Updates and Corrections
Medical and supplement research is ongoing. New studies emerge. Our understanding evolves.
Our update policy:
- We review all guides on a regular schedule
- When significant new research emerges, we update relevant content
- We date our updates so you know when something was last reviewed
- We note what changed and why
- Corrections of factual errors happen immediately
If you spot a study we've missed or a factual error, you can get in touch. We take corrections seriously.
Expert Verification
For content covering clinical protocols — hormone replacement, pharmaceutical compounds, controlled substances — we encourage you to verify recommendations with a qualified healthcare professional.

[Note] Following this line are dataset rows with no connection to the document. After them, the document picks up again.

+__global__ void __launch_bounds__(256) spec_ungapped_kernel(DevOpt o, DevRef ref, DevBatch b, SpecArgs a, int round,
+                                                            int bin0, int keep_short) {
+  sel_prio();
+  __shared__ int8_t mat[25];
+  if (threadIdx.x < 25) mat[threadIdx.x] = o.mat[threadIdx.x];
+  __syncthreads();
+  const int bin = bin0 + (int)blockIdx.y;
+  const int list = round * kSpecBins + bin;
+  const int n = __hip_atomic_load(&a.ctr[SPC_CNT + list], __ATOMIC_RELAXED, __HIP_MEMORY_SCOPE_AGENT);
+  const size_t off = spec_list_off(list, b.n_chains, b.n_seeds);
+  const int2* tl = a.tasks + off;
+  const int oe_min = ungapped_oe_min(o.o_del, o.e_del, o.o_ins, o.e_ins);
+  const int keep = bin == 0 ? keep_short : 0;
+  const int chunk = (n + (int)gridDim.x - 1) / (int)gridDim.x;
+  const int i0 = (int)blockIdx.x * chunk, i1 = min(n, i0 + chunk);
+  for (int k = 2 * i0 + (int)threadIdx.x; k < 2 * i1; k += 256) {
+    const int i = k >> 1, right = k & 1;
+    const FatTask f = fat_task(b, a, tl[i]);
+    const int qb = (int)(f.qls & 1023u), ln = (int)((f.qls >> 10) & 1023u), lq = (int)(f.qls >> 20);
+    const int64_t xr = f.rbeg + ln;
+    const int qlen = right ? lq - qb - ln : qb;
+    const int tlen = right ? (int)(f.rbeg + f.dhi - xr) : f.dlo;
+    UngRec::Side rec{0, {0, 0, 0}};
+    if (qlen > keep && ungapped_band_ok(o.w) &&
+        ungapped_call_ok(qlen, tlen, ln * o.a, o.w, o.zdrop, o.max_mat, oe_min)) {
+      UngSide sd;
+      sd.rd = b.seq + f.qoff;
+      sd.p0 = right ? qb + ln : qb - 1;
+      sd.d = right ? 1 : -1;
+      sd.x0 = right ? xr : f.rbeg - 1;
+      sd.qlen = qlen;
+      sd.lq = lq;
+      UngappedScan sc;
+      for (int base = 0; base < qlen && !sc.dead(oe_min); base += 16)
+        ung_eat(sd, ref, ung_load(sd, ref, base), mat, o.max_mat, sc);
+      if (!sc.dead(oe_min)) rec = UngRec::Side{1, sc.side()};
+    }
+    a.ung[off + i].side[right] = rec;
+  }
+}
+
+struct SideLists {
+  bool cl, cr, in_l, in_r;
+};
+__device__ __forceinline__ SideLists side_lists(const SpecArgs& a, size_t slot, int qb, int qr) {
+  SideLists s{false, false, qb > 0, qr > 0};
+  if (a.ung) {
+    s.cl = qb > 0 && a.ung[slot].side[0].ok;
+    s.in_l = qb > 0 && !s.cl;
+    s.cr = qr > 0 && a.ung[slot].side[1].ok && !s.in_l;
+    s.in_r = qr > 0 && !s.cr;
+  }
+  return s;
+}
+
+__device__ __forceinline__ SeedExt settle_sides(const DevOpt& o, const FatTask& f, const UngRec& u, bool right) {
+  const int qb = (int)(f.qls & 1023u), ln = (int)((f.qls >> 10) & 1023u), lq = (int)(f.qls >> 20);
+  const int qr = lq - qb - ln;
+  SeedExt e;
+  int calls = 0;
+  e.rb = f.rbeg;
+  e.qb = 0;
+  e.score = e.truesc = ln * o.a;
+  if (qb > 0) {
+    const UngappedOut x = ungapped_result(ln * o.a, qb, u.side[0].s);
+    const bool local = x.gscore <= 0 || x.gscore <= x.score - o.pen_clip5;
+    e.rb = f.rbeg - (local ? x.tle : x.gtle);
+    e.qb = local ? qb - x.qle : 0;
+    e.score = x.score;
+    e.truesc = local ? x.score : x.gscore;
+    ++calls;
+  }
+  e.re = f.rbeg + ln;
+  e.qe = lq;
+  if (right) {
+    const int h0 = e.score;
+    const UngappedOut x = ungapped_result(h0, qr, u.side[1].s);
+    const bool local = x.gscore <= 0 || x.gscore <= x.score - o.pen_clip3;
+    e.qe = local ? qb + ln + x.qle : lq;
+    e.re = f.rbeg + ln + (local ? x.tle : x.gtle);
+    e.score = x.score;
+    e.truesc += (local ? x.score : x.gscore) - h0;
+    ++calls;
+  } else if (qr > 0) {
+    e.re = 0;
+    e.qe = 0;
+  }
+  e.w = o.w;
+  e.cells = e.rows = 0;
+  e.calls = calls + (right || qr == 0 ? 1 : 0);
+  return e;
+}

This isn't because we're uncertain about the information. It's because applying any protocol to your individual biology requires expert assessment. What's appropriate for one person might be contraindicated for another.
Our responsibility: Provide accurate information and evidence.
Your healthcare provider's responsibility: Assess whether it applies to you and monitor your safety.
The Supplement Evidence Problem
Supplements are unique: less regulated than pharmaceuticals, but more complex than simple foods.
What we do:
- We require the same evidence standard for supplement recommendations as for anything else
- We distinguish between "has evidence for this claim" and "popular, but evidence is weak"
- We're transparent about study quality and funding sources (supplement companies often fund their own studies)
- We note where evidence is limited or conflicting
- We discuss practical aspects: absorption, timing, interactions with medications
What we don't do:
- Recommend proprietary blends (you can't assess whether they're effective)
- Uncritically repeat supplement company claims
- Recommend something just because it's popular
- Hide uncertainty to sound more authoritative
Transparency About Limitations
We're evidence-based, but evidence has limits.
- Long-term human studies are expensive and slow
- Individual variation is enormous
- Many questions don't have definitive answers yet
- Sometimes research contradicts itself
When we encounter these limits, we say so. "We don't know yet" is an honest answer.
Your Role
Read actively. Ask questions. If something doesn't cite a source or make sense, query it. Check the original papers if you're making an important decision based on our content.
This site is designed to be trustworthy, but trust shouldn't be blind. Informed reading — actually checking the evidence — makes you a better decision-maker about your own health.